Ella seguía caminando mientras pensaba en cómo podría abordar su nuevo libro de cuentos. Su mente iba y volvía tratando de encontrar diferentes inicios, pero ninguno la satisfacía. Todos le resultaban obvios, trillados.
Casi tropezó con una pequeña valija de cuero roja. Detuvo su andar para contemplar ese objeto imprevisible en una playa; pensó si habría sido perdido o tal vez abandonado por alguien que misteriosamente quería deshacerse de algún tipo de incomodidad. La valija dejaba escapar por un borde un pedazo de gasa roja.
Miró a su alrededor; le daba pudor que la vieran llevarse algo de la playa. Pero no había nadie, solamente veía a lo lejos unos pequeños puntitos: eran unos adolescentes que corrían a sumergirse con sus tablas de surf.
Con alguna aprehensión alzó la valija e intentó abrirla. Los cierres cedieron ante la mínima presión. El contenido, un chal rojo con bordes dorados, un lápiz labial y un esmalte –ambos color rojo fuego-, le resultó divertido. Casi escondida, vio una fotografía de un pequeño niño rubio que sonreía de manera adorable. Quedó intrigada.
Se encontró caminando hacia “Las Alondras”, un barato club nocturno que quedaba a pocas cuadras de allí. Pensaba en que muchos muchachos del pueblo todavía eran formados a la vieja usanza de hacerse hombres debutando sexualmente con prostitutas.
Se sorprendió en la puerta del club, tocando el timbre. La atendió una gastada mujer, agobiada a fuerza de trabajos domésticos. Cuando ella comenzó a mostrarle la valija, apareció un hombre íntegramente vestido de negro. Muchas gracias, señora. La Mercedes es un poco distraída y no sabía dónde se había olvidado la maleta. Tome, ella le manda esto, por favor, acéptelo.
Quiso responderle que ella no conocía a ninguna Mercedes, pero le cerraron la puerta en la cara. Se vio parada sosteniendo una pequeña valija de color negro, reluciente.

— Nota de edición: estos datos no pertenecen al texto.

## Allow more Sinkhorn row strips with a two-phase scattered column reduction

For the forward Sinkhorn, the strip count per pair may now exceed 32, up to the SM count, as long as each strip keeps at least 16 rows. With that many strips, each CTA reduces only its own slice of columns across all strip partials, writes the result to a colsum buffer, and a second grid barrier follows before every CTA reads the full column sums. The goal is to use more SMs when the batch is small and to stop every CTA from re-reading all SP partial rows. The cost is an extra grid barrier per iteration and a larger workspace.

```diff
diff --git a/openglue_b200/csrc/sinkhorn.cuh b/openglue_b200/csrc/sinkhorn.cuh
--- a/openglue_b200/csrc/sinkhorn.cuh
+++ b/openglue_b200/csrc/sinkhorn.cuh
@@ -16,8 +16,10 @@
   float* scores;
   float* u;
   float* partial;
+  float* colsum;
   unsigned int* barrier;
   int SP, rows_per_strip, mpad;
+  bool scatter;
   float* hist_u;
   float* hist_v;
 };
@@ -26,6 +28,7 @@
 constexpr int64_t SINK_BARRIER_BYTES = 256 * 128;
 constexpr int SINK_MAX_COLS = 8192;
 constexpr int SINK_MAX_STRIPS = 32;
+constexpr int SINK_MIN_STRIP_ROWS = 16;
 constexpr float LOG2E_F = 1.4426950408889634f;
 
 __device__ __forceinline__ void grid_barrier(unsigned int* counter, unsigned int target) {
@@ -184,6 +187,12 @@
   return x;
 }
 
+__device__ __forceinline__ float4 ldcg_ordered(const float4* p) {
+  float4 r;
+  asm volatile("ld.global.cg.v4.f32 {%0, %1, %2, %3}, [%4];" : "=f"(r.x), "=f"(r.y), "=f"(r.z), "=f"(r.w) : "l"(p));
+  return r;
+}
+
 template <int V, int W, class Args, class Update>
 __device__ __forceinline__ void sink_column_reduce(const Args& a, const SinkStrip<V, W>& s, float* red, const float4 (&cacc)[V],
                                                    float cacc_m, int k, Update update) {
@@ -205,15 +214,48 @@
     for (int w = 0; w < SinkStrip<V, W>::G; ++w) sum += red[w * a.mpad + j];
     part[j] = sum;
   }
-  grid_barrier(a.barrier + 32 * s.b, (unsigned int)(k + 1) * (unsigned int)a.SP);
+  unsigned int* const bar = a.barrier + 32 * s.b;
   const float* pb = a.partial + buf * a.mpad;
-  for (int j4 = s.tid; 4 * j4 <= m; j4 += blockDim.x) {
+  auto strip_sum = [&](int j4) {
     float4 c = make_float4(0.f, 0.f, 0.f, 0.f);
 #pragma unroll 8
     for (int sp = 0; sp < a.SP; ++sp) {
-      const float4 q = __ldcg(reinterpret_cast<const float4*>(pb + (int64_t)sp * a.mpad) + j4);
+      const float4 q = ldcg_ordered(reinterpret_cast<const float4*>(pb + (int64_t)sp * a.mpad) + j4);
       c.x += q.x; c.y += q.y; c.z += q.z; c.w += q.w;
     }
+    return c;
+  };
+  float4* const colsum = reinterpret_cast<float4*>(a.colsum + (int64_t)s.b * a.mpad);
+  if (a.scatter) {
+    grid_barrier(bar, (unsigned int)(2 * k + 1) * (unsigned int)a.SP);
+    const int n4 = a.mpad / 4, per = cdiv(n4, a.SP), j0 = s.strip * per, cols = max(0, min(per, n4 - j0));
+    const int nch = cdiv(a.SP, SINK_MAX_STRIPS);
+    float4* const chunk = reinterpret_cast<float4*>(red);
+    for (int i = s.tid; i < nch * cols; i += blockDim.x) {
+      const int ch = i / cols, j4 = j0 + i % cols, sp1 = min((ch + 1) * SINK_MAX_STRIPS, a.SP);
+      float4 t = make_float4(0.f, 0.f, 0.f, 0.f);
+#pragma unroll 8
+      for (int sp = ch * SINK_MAX_STRIPS; sp < sp1; ++sp) {
+        const float4 q = ldcg_ordered(reinterpret_cast<const float4*>(pb + (int64_t)sp * a.mpad) + j4);
+        t.x += q.x; t.y += q.y; t.z += q.z; t.w += q.w;
+      }
+      chunk[i] = t;
+    }
+    __syncthreads();
+    for (int jj = s.tid; jj < cols; jj += blockDim.x) {
+      float4 c = make_float4(0.f, 0.f, 0.f, 0.f);
+      for (int ch = 0; ch < nch; ++ch) {
+        const float4 t = chunk[ch * cols + jj];
+        c.x += t.x; c.y += t.y; c.z += t.z; c.w += t.w;
+      }
+      __stcg(colsum + j0 + jj, c);
+    }
+    grid_barrier(bar, (unsigned int)(2 * k + 2) * (unsigned int)a.SP);
+  } else {
+    grid_barrier(bar, (unsigned int)(k + 1) * (unsigned int)a.SP);
+  }
+  for (int j4 = s.tid; 4 * j4 <= m; j4 += blockDim.x) {
+    const float4 c = a.scatter ? ldcg_ordered(colsum + j4) : strip_sum(j4);
     const float cc[4] = {c.x, c.y, c.z, c.w};
 #pragma unroll
     for (int e = 0; e < 4; ++e) {
@@ -345,7 +387,7 @@
   }
 }
 
-struct SinkPlan { int V, W, slots, occ, SP, rows_per_strip, mpad, pairs_per_launch; size_t smem; };
+struct SinkPlan { int V, W, slots, occ, SP, rows_per_strip, mpad, pairs_per_launch; size_t smem; bool scatter; };
 
 constexpr size_t sinkhorn_smem(bool backward, int V, int W, int slots, int mpad) {
   const int C = 128 * V, G = SINK_WARPS / W, vecs = backward ? 3 : 1;
@@ -368,12 +410,14 @@
   const int sms = device_info().ok ? device_info().sm_count : 132;
   const int ctas = sms * p->occ;
   p->pairs_per_launch = std::min(B < ctas ? B : ctas, (int)(SINK_BARRIER_BYTES / 128));
-  int sp = std::min(ctas / p->pairs_per_launch, SINK_MAX_STRIPS);
+  const int cap = backward ? SINK_MAX_STRIPS : std::max(SINK_MAX_STRIPS, std::min(sms, (n + 1) / SINK_MIN_STRIP_ROWS));
+  int sp = std::min(ctas / p->pairs_per_launch, cap);
   const int max_sp = cdiv(n + 1, SINK_WARPS / p->W);
   if (sp > max_sp) sp = max_sp;
   if (sp < 1) sp = 1;
   p->SP = sp;
   p->rows_per_strip = cdiv(n + 1, sp);
+  p->scatter = sp > SINK_MAX_STRIPS;
   return OG_OK;
 }
 
@@ -419,10 +463,12 @@
   return OG_OK;
 }
 
+inline int64_t sinkhorn_reduce_floats(const SinkPlan& p) { return (int64_t)p.pairs_per_launch * (2LL * p.SP + 1) * p.mpad; }
+
 inline int64_t sinkhorn_workspace_bytes(int B, int n, int m) {
   SinkPlan p;
   if (sinkhorn_plan(false, B, n, m, &p) != OG_OK) return -1;
-  return SINK_BARRIER_BYTES + align_up((int64_t)B * (n + 1) * 4, 256) + align_up(2LL * B * SINK_MAX_STRIPS * p.mpad * 4, 256);
+  return SINK_BARRIER_BYTES + align_up((int64_t)B * (n + 1) * 4, 256) + align_up(sinkhorn_reduce_floats(p) * 4, 256);
 }
 
 inline int sinkhorn_launch(const float* S, int64_t lds, int64_t strideS, const float* dustbin, int B, int n, int m,
@@ -444,8 +490,8 @@
     a.B = nb; a.n = n; a.m = m; a.iters = iters; a.reg = reg;
     a.norm = k.norm; a.log_a_last = k.log_a_last; a.log_b_last = k.log_b_last;
     a.scores = scores + (int64_t)b0 * (n + 1) * (m + 1);
-    a.u = u; a.partial = partial; a.barrier = barrier;
-    a.SP = p.SP; a.rows_per_strip = p.rows_per_strip; a.mpad = p.mpad;
+    a.u = u; a.partial = partial; a.colsum = partial + 2LL * p.pairs_per_launch * p.SP * p.mpad; a.barrier = barrier;
+    a.SP = p.SP; a.rows_per_strip = p.rows_per_strip; a.mpad = p.mpad; a.scatter = p.scatter;
     a.hist_u = hist_u ? hist_u + (int64_t)b0 * iters * (n + 1) : nullptr;
     a.hist_v = hist_v ? hist_v + (int64_t)b0 * (iters + 1) * (m + 1) : nullptr;
     if (p.V == 4 && p.W == 1) return sinkhorn_coop_launch<sinkhorn_kernel<4, 1, 2>, 4, 1, 2>(a, p, stream);
diff --git a/openglue_b200/csrc/sinkhorn_bwd.cuh b/openglue_b200/csrc/sinkhorn_bwd.cuh
--- a/openglue_b200/csrc/sinkhorn_bwd.cuh
+++ b/openglue_b200/csrc/sinkhorn_bwd.cuh
@@ -18,8 +18,10 @@
   float* hist_vbar;
   float* hist_wq;
   float* partial;
+  float* colsum;
   unsigned int* barrier;
   int SP, rows_per_strip, mpad;
+  bool scatter;
 };
 
 template <int V, int W, int SLOTS>
@@ -285,7 +287,8 @@
   a.hist_u = hist; a.hist_v = hist + (int64_t)B * T * (n + 1);
   a.ubar_init = ubar_init; a.vbar_init = vbar_init;
   a.hist_coef = hist_coef; a.hist_cvec = hist_cvec; a.hist_vbar = hist_vbar; a.hist_wq = hist_wq;
-  a.partial = partial; a.barrier = barrier; a.SP = p.SP; a.rows_per_strip = p.rows_per_strip; a.mpad = p.mpad;
+  a.partial = partial; a.colsum = nullptr; a.scatter = p.scatter;
+  a.barrier = barrier; a.SP = p.SP; a.rows_per_strip = p.rows_per_strip; a.mpad = p.mpad;
   if (T > 0) {
     const int rc = sinkhorn_for_each_launch(p, B, barrier, stream, [&](int b0, int nb) {
       SinkBwdArgs g = a;
```

Result: no change. 439.8 (median of 6 runs) (-0.2%).

## Defer fp32 output epilogue into next tile's first MMA block

Applied to the files above, without the earlier changes.

For fp16x3 linear tiles that write plain fp32 Y with no residual, the epilogue is postponed and run inside the next tile's first k-block, after its wgmma batch is issued, so the global stores overlap tensor-core work. Instead of zeroing the accumulator at tile start, the first chunk now overwrites it, which keeps the deferred tile's values alive until they are stored. The fp32 epilogue loop is also restructured to load bias and residual values for both row halves per column group, in smaller groups when deferred. The deferred epilogue competes for registers with the in-flight MMA and the next A split, which adds register pressure.

```diff
diff --git a/openglue_b200/csrc/linear_sm90.cuh b/openglue_b200/csrc/linear_sm90.cuh
--- a/openglue_b200/csrc/linear_sm90.cuh
+++ b/openglue_b200/csrc/linear_sm90.cuh
@@ -201,57 +201,9 @@
     }
   };
 
-  if (c == 1) named_bar_arrive(TURN + 0, 256);
-#pragma unroll 1
-  for (int tile = blockIdx.x; tile < ntiles; tile += gridDim.x) {
+  auto epilogue = [&](int tile, auto only_y) {
     int n0, m0, bz;
     tile_origin(tile, tiles_n, tiles_m, n0, m0, bz);
-    const bool last_tile = tile + (int)gridDim.x >= ntiles;
-#pragma unroll
-    for (int i = 0; i < 64; ++i) racc[i] = 0.f;
-
-    auto mma_block = [&](int kb, const uint32_t (&ahi)[4][4], const uint32_t (&alo)[4][4], uint32_t (&nhi)[4][4],
-                         uint32_t (&nlo)[4][4]) {
-      const int s = it % S;
-      const bool last = last_tile && kb == nkb - 1;
-      if (last && timed_out) *timeout_flag = 1;
-      const uint32_t bhi = smem_u32(smem + s * C::STAGE + C::A_BYTES), blo = bhi + C::B_TILE;
-      named_bar_sync(TURN + c, 256);
-      fence_operands(acc);
-      wgmma_fence();
-#pragma unroll
-      for (int kk = 0; kk < 4; ++kk) {
-        const uint64_t dhi = make_wgdesc_sw128(bhi + kk * 32), dlo = make_wgdesc_sw128(blo + kk * 32);
-        const int acc0 = (kb % C::CHUNK != 0 || kk) ? 1 : 0;
-        if constexpr (F16) {
-          wgmma_f16_m64n128(acc, alo[kk], dhi, acc0);
-          wgmma_f16_m64n128(acc, ahi[kk], dlo, 1);
-          wgmma_f16_m64n128(acc, ahi[kk], dhi, 1);
-        } else {
-          wgmma_tf32_m64n128(acc, alo[kk], dhi, acc0);
-          wgmma_tf32_m64n128(acc, ahi[kk], dlo, 1);
-          wgmma_tf32_m64n128(acc, ahi[kk], dhi, 1);
-        }
-      }
-      wgmma_commit();
-      if (!(last && c == 1)) named_bar_arrive(TURN + (c ^ 1), 256);
-      if (kb + 1 < nkb) split_a(it + 1, nhi, nlo);
-      wgmma_wait<0>();
-      fence_operands(acc);
-      if (tid == 0) mbar_arrive(&empty[s]);
-      if (kb % C::CHUNK == C::CHUNK - 1 || kb == nkb - 1) {
-#pragma unroll
-        for (int i = 0; i < 64; ++i) racc[i] += acc[i];
-      }
-      ++it;
-    };
-    split_a(it, ahi0, alo0);
-#pragma unroll 1
-    for (int kb = 0; kb < nkb; kb += 2) {
-      mma_block(kb, ahi0, alo0, ahi1, alo1);
-      if (kb + 1 < nkb) mma_block(kb + 1, ahi1, alo1, ahi0, alo0);
-    }
-
     if constexpr (F16) {
       const float s_w = __ldg(a.w_meta);
       int okind = a.Y ? 1 : (a.Yh ? 2 : 3), kidx = 0, ocols = a.nout;
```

Como atontada, fue hasta una agencia de taxis para volver más rápidamente a su casa.
Al llegar miró su interior: había allí una corbata de seda gris con arabescos negros, un anotador sin usar con tapas de cuero charolado negro y otra foto del mismo niño rubio. En ésta parecía más grande y no sonreía: tenía la mirada perdida, como en un punto fijo.
¿Por qué le habían dado esa valija? ¿A quién le pertenecía? Estaba sumida en esos interrogantes cuando sonó el teléfono.

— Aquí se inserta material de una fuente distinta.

## Add fused CTC loss path combining target build, forward score and gradient

Result: no change. 1.004 million losses/s, median of 2 (-0.0%).

```diff
diff --git a/gtn_amd/_capi.py b/gtn_amd/_capi.py
--- a/gtn_amd/_capi.py
+++ b/gtn_amd/_capi.py
@@ -101,6 +101,8 @@
     "gtnx_union": [c_graph_p, C.c_int, c_graph_p],
     "gtnx_batch_from_graphs": [c_graph_p, C.c_int, c_graph_p],
     "gtnx_batch_ctc_targets": [C.c_void_p, C.c_void_p, C.c_int, C.c_int, C.c_int, c_graph_p],
+    "gtnx_batch_ctc_loss": [C.c_void_p, C.c_void_p, C.c_int, C.c_int, C.c_int, C.c_void_p, C.c_int, C.c_int, C.c_void_p,
+                            C.c_void_p, C.c_void_p, c_graph_p, C.c_void_p, C.POINTER(C.c_int)],
     "gtnx_batch_asg_force_align": [C.c_void_p, C.c_void_p, C.c_int, c_graph, C.c_int, c_graph_p],
     "gtnx_batch_linear": [C.c_int, C.c_int, C.c_int, C.c_int, C.c_void_p, C.c_int, c_graph_p],
     "gtnx_batch_linear_rows": [C.c_int, C.c_int, C.c_int, C.c_void_p, C.c_int, C.c_void_p, C.c_int, c_graph_p],
diff --git a/gtn_amd/criteria/ctc_criterion.h b/gtn_amd/criteria/ctc_criterion.h
--- a/gtn_amd/criteria/ctc_criterion.h
+++ b/gtn_amd/criteria/ctc_criterion.h
@@ -56,6 +56,13 @@
   if (frames)
     for (int b = 0; b < B; ++b)
       if (frames[b] < 1 || frames[b] > T) throw std::invalid_argument("[ctcLossBatch] a frame count outside 1 .. T");
+  {
+    double hostMs[3] = {0, 0, 0};
+    if (batched::ctcLoss(labels, lengths, B, blank, targetGrad, emissions, T, C, frames, lossDev, gradDev, targetsOut, hostMs)) {
+      if (times) *times = {hostMs[0], 0, 0, hostMs[1], hostMs[2]};
+      return;
+    }
+  }
   auto t0 = now();
   Batch ctcs = Batch::ctcTargets(labels, lengths, B, blank, targetGrad);
   auto t1 = now();
diff --git a/gtn_amd/csrc/band.hip b/gtn_amd/csrc/band.hip
--- a/gtn_amd/csrc/band.hip
+++ b/gtn_amd/csrc/band.hip
@@ -348,8 +348,9 @@
 __device__ __forceinline__ BandPair band_patched(BandPair P, const BandPatch& pt) {
   if (pt.on) {
     const int b = P.bidx;
-    P.delta = pt.delta + b;
-    P.delta_norm = pt.delta_norm ? pt.delta_norm + b : nullptr;
+    const int sb = pt.on == 2 ? 0 : b;
+    P.delta = pt.delta + sb;
+    P.delta_norm = pt.delta_norm ? pt.delta_norm + sb : nullptr;
     P.rowlse = pt.rowlse ? pt.rowlse + int64_t(b) * pt.M : nullptr;
     P.norm = nullptr;
     P.em_copy = nullptr;
@@ -372,15 +373,16 @@
 }
 
 
-__global__ __launch_bounds__(512) void ctc_targets_kernel(const CtcTargetArgs* __restrict__ args, int blank) {
-  const CtcTargetArgs a = args[blockIdx.x];
+template <bool HEAD, class LabelPtr>
+__device__ __forceinline__ void ctc_targets_body(const CtcTargetArgs& a, LabelPtr lab, int blank) {
   __shared__ __attribute__((aligned(16))) int tl[256 + 4];
   __shared__ __attribute__((aligned(16))) int tk[256 + 4];
   const int N = a.N, U = (N - 1) >> 1, m = threadIdx.x;
   if (m < 260) {
-    const int v = m < U ? a.labels[m] : 0x7fffffff;
+    const int v = m < U ? lab[m] : 0x7fffffff;
     tl[m] = v;
-    tk[m] = (m > 0 && m < U && v != a.labels[m - 1]) ? 1 : 0;
+    tk[m] = (m > 0 && m < U && v != lab[m - 1]) ? 1 : 0;
+    if (HEAD && m < U) const_cast<GTNX_G int*>(a.labels)[m] = v;
   }
   __syncthreads();
   if (m >= N) return;
@@ -411,6 +413,21 @@
   a.snode[rank] = m;
   a.slab[rank] = my;
   if (m == N - 1 && a.n_arcs) a.n_arcs[0] = base + 1 + (m > 0 ? 1 : 0) + skip;
+}
+__global__ __launch_bounds__(512) void ctc_targets_kernel(const CtcTargetArgs* __restrict__ args, int blank) {
+  const CtcTargetArgs a = args[blockIdx.x];
+  ctc_targets_body<false>(a, a.labels, blank);
+}
+__global__ __launch_bounds__(512) void ctc_targets_kernel_step_head(const int* __restrict__ lab_src,
+                                                                    const CtcTargetArgs* __restrict__ args,
+                                                                    const BandPair* __restrict__ pairs_src,
+                                                                    BandPair* __restrict__ pairs_dst, int blank) {
+  const CtcTargetArgs a = args[blockIdx.x];
+  constexpr int PW = int(sizeof(BandPair) / 4);
+  static_assert(sizeof(BandPair) % 4 == 0 && PW <= 512, "the pair is copied by the first lanes of the workgroup");
+  if (threadIdx.x < PW)
+    reinterpret_cast<int*>(pairs_dst + blockIdx.x)[threadIdx.x] = reinterpret_cast<const int*>(pairs_src + blockIdx.x)[threadIdx.x];
+  ctc_targets_body<true>(a, lab_src + a.lab_off, blank);
 }
 
 __global__ __launch_bounds__(512) void band_viterbi_kernel(const BandDecode* __restrict__ pairs) {
@@ -996,5 +1013,9 @@
 void launch_ctc_targets(const CtcTargetArgs* d_args, int n, int blank, hipStream_t st) {
   if (n > 0) hipLaunchKernelGGL(ctc_targets_kernel, dim3(n), dim3(512), 0, st, d_args, blank);
 }
-
-}
+void launch_ctc_step_head(const int* lab_src, const CtcTargetArgs* args, const BandPair* pairs_src, BandPair* pairs_dst,
+                          int n, int blank, hipStream_t st) {
+  if (n > 0) hipLaunchKernelGGL(ctc_targets_kernel_step_head, dim3(n), dim3(512), 0, st, lab_src, args, pairs_src, pairs_dst, blank);
+}
+
+}
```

Soy Diana, vos tenés algo que no te pertenece. Bueno, entonces vení a buscarlo, porque yo…El golpe seco del corte de comunicación la enojó.

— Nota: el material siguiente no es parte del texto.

int32_t apd_set_problem(apd_ctx *ctx, const apd_problem *pb) {
    if (!ctx || !pb) return APD_EINVAL;
    (void)hipSetDevice(ctx->device);
    drain(ctx);
    ctx->loaded = ctx->prepared = ctx->prep_timed = false;
    const int W = pb->width, H = pb->height, NI = pb->num_images;
    if (NI > APD_MAX_IMAGES) { ctx->err = "num_images > 32"; return APD_ETOOMANYVIEWS; }
    if (W < 1 || H < 1 || NI < 2 || !pb->images || !pb->cameras) { ctx->err = "bad problem dimensions"; return APD_EINVAL; }
    if (W > 32767 || H > 32767 || (size_t)W * H > (size_t)1 << 30) { ctx->err = "image too large"; return APD_EINVAL; }
// ... 580 lines not shown
    int st;
    APD_G unsigned long long *evals = (ctx->prof && ctx->evals.p) ? (APD_G unsigned long long *)ctx->evals.p : nullptr;
    for (int colour = 0; colour < 2; ++colour) {
        const int n = ctx->cnt[colour];
        if (n <= 0) continue;
        hipEvent_t e0 = prof_begin(ctx);
        Args ak = a;
        ak.evals = evals;
        if (!(ctx->wcur_fresh && iter == 0)) ak.wcur = nullptr;
        LAUNCH_TEX_SA(k_sweep_strong_vm, dim3(blocks_for((size_t)n, VM_P)), dim3(VM_BLOCK), vm_lds_bytes(a.N, ctx->args.tex_f16 != 0) + sa_lds_bytes(a), s,
                      ak, (const int *)list_ptr(ctx, colour), n, iter);
        prof_end(ctx, e0, APD_PROF_STRONG_SWEEP, n);
        if ((st = check_launch(ctx, "k_sweep_strong"))) return st;
    }
    if (a.use_apd) {
        hipEvent_t ewp = prof_begin(ctx);
        const bool centre_kernel = !ctx->centre_in_sweep;
        hipStream_t sr = s, sg = s;
        if (ctx->overlap) {
            HIP_OK(ctx, hipEventRecord(ctx->ev_fork, s));
            HIP_OK(ctx, hipStreamWaitEvent(ctx->side[0], ctx->ev_fork, 0));
            sr = ctx->side[0];
            if (centre_kernel) {
                HIP_OK(ctx, hipStreamWaitEvent(ctx->side[1], ctx->ev_fork, 0));
                sg = ctx->side[1];
            }
        }
        hipEvent_t e0 = prof_begin(ctx, sr);
        hipLaunchKernelGGL(k_ransac_fit, dim3(blocks_for((size_t)a.HW, BLOCK)), dim3(BLOCK), 0, sr, a, iter);
        prof_end(ctx, e0, APD_PROF_RANSAC_FIT, a.HW, sr);
        if (ctx->overlap) HIP_OK(ctx, hipEventRecord(ctx->ev_side[0], sr));
        const int nw = ctx->cnt[2] + ctx->cnt[3];
        const int wc = std::max(ctx->weak_count, 1);
        float *cand = nullptr;
        const int gm = ctx->cand_gm ? 1 : 0;
        if (ctx->cand_pairs && nw > 0 && ctx->gp_on) {
            if (ctx->wcand.bytes < wcand_bytes(a.N, (size_t)wc, nw) || ctx->wlist.bytes < (size_t)nw * sizeof(int)) {
                ctx->err = "candidate cost buffers not sized by apd_stage_prepare";
                return APD_ESTATE;
            }
            Args ac = a;
            ac.evals = evals;
            {
                hipEvent_t e1 = prof_begin(ctx, sg);
                if (ctx->gp_np > 0)
                    LAUNCH_TEX_SA(k_gp_cost, dim3(blocks_for((size_t)ctx->gp_np, BLOCK)), dim3(BLOCK), gp_cost_lds_bytes(a.N), sg, ac,
                               (const int2 *)ctx->gp_plist.p, ctx->gp_np, (float *)ctx->gp_pcost.p);
                prof_end(ctx, e1, APD_PROF_GP_COST, ctx->gp_np, sg);
                if (centre_kernel) {
                    if (ctx->overlap) HIP_OK(ctx, hipEventRecord(ctx->ev_side[1], sg));
                    e1 = prof_begin(ctx);
                    LAUNCH_TEX_SA(k_weak_cand_g, dim3(blocks_for((size_t)nw, VM_P)), dim3(PK_BLOCK), 0, s, ac, (const int *)ctx->wlist.p, nw,
                                  (const uint8_t *)ctx->gp_cb.p, (float *)ctx->wcand.p, wc, gm);
                    prof_end(ctx, e1, APD_PROF_WEAK_CAND_G, nw);
                    if (ctx->overlap) HIP_OK(ctx, hipStreamWaitEvent(s, ctx->ev_side[1], 0));
                }
                e1 = prof_begin(ctx);
                hipLaunchKernelGGL(k_weak_cand_comb, dim3(2 * blocks_for((size_t)nw, VM_P)), dim3(BLOCK), 0, s, ac,
                                   (const int *)ctx->wlist.p, nw, (const uint8_t *)ctx->gp_cb.p, (const uint8_t *)ctx->gp_cb.p + wc,
                                   (const uint32_t *)ctx->gp_pidx.p, (const float *)ctx->gp_pcost.p, (float *)ctx->wcand.p, wc, gm,
                                   centre_kernel ? 0 : 1);
                prof_end(ctx, e1, APD_PROF_WEAK_CAND_COMB, nw);
            }
            cand = (float *)ctx->wcand.p;
        }
        if (ctx->overlap) HIP_OK(ctx, hipStreamWaitEvent(s, ctx->ev_side[0], 0));
        if (!ctx->weak_per_colour && nw > 0 && ctx->wlist.bytes < (size_t)nw * sizeof(int)) {
            ctx->err = "WEAK lists not built by apd_stage_prepare";
            return APD_ESTATE;
        }
        for (int colour = 0; colour < (ctx->weak_per_colour ? 2 : 1); ++colour) {
            const int n = ctx->weak_per_colour ? ctx->cnt[2 + colour] : nw;
            const int *wl = ctx->weak_per_colour ? (const int *)list_ptr(ctx, 2 + colour) : (const int *)ctx->wlist.p;
            if (n <= 0) continue;
            Args aw = a;
            aw.evals = evals;
            if (!(ctx->wcur_fresh && iter == 0)) aw.wcur = nullptr;
            e0 = prof_begin(ctx);
            const bool direct = cand != nullptr;
            LAUNCH_TEX_SA(k_sweep_weak_vm, dim3(blocks_for((size_t)n, VM_P)), dim3(WV_BLOCK),
                          (ctx->args.tex_f16 ? (ctx->args.sa_any ? wv_lds_bytes<true, 9, true>(a.N, direct) : wv_lds_bytes<true, 9, false>(a.N, direct))
                                             : (ctx->args.sa_any ? wv_lds_bytes<false, 9, true>(a.N, direct) : wv_lds_bytes<false, 9, false>(a.N, direct))),
                          s,
                          aw, wl, n, iter, cand, wc, gm, (direct && !centre_kernel) ? 1 : 0);
            prof_end(ctx, e0, APD_PROF_WEAK_SWEEP, n);
        }
        prof_end(ctx, ewp, APD_PROF_WEAK_PATH, ctx->cnt[2] + ctx->cnt[3]);
        if ((st = check_launch(ctx, "weak sweep"))) return st;
    }
    ctx->wcur_fresh = false;
    return APD_OK;
}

Parecía que estaba rodeada de locos. Maldijo el momento en que se le ocurrió levantar la primera valija.
Cuando sonó el timbre y fue hacia la puerta, casi quedó cegada por un estallido de sol. La mujer, rubia, corpulenta y ataviada de amarillo, con falsas joyas doradas y ojos fulminantes, tomó la maleta negra y como quien obsequia un chupetín o una flor, le alcanzó otra amarilla y desapareció. ¿Pero qué juego era éste? Pensó en tirarla a la calle, pero la curiosidad pudo más. Abrió la valija y vio una rosa amarilla recién cortada, un frasco de miel y una nueva fotografía. Era la de un adolescente que ya no tenía el pelo tan rubio, pero sí una sonrisa burlona que le causó cierto escalofrío.
Oyó unos pasos. Se había olvidado de cerrar la puerta pero no se atemorizó, porque esta vez la que llegaba era una pequeña niña con traje de comunión, que llevaba con dificultad una valija blanca. La niña extendió el brazo y se la alcanzó al mismo tiempo que tomaba la amarilla y salía corriendo.
Como una rutina revisó el interior de la nueva maleta: un collar de perlas de fantasía, una taza de porcelana (todo de color blanco) y otra fotografía. El personaje era un hombre joven ataviado con un traje, indudablemente blanco. Su sonrisa quería ser burlona, pero más parecía una mueca.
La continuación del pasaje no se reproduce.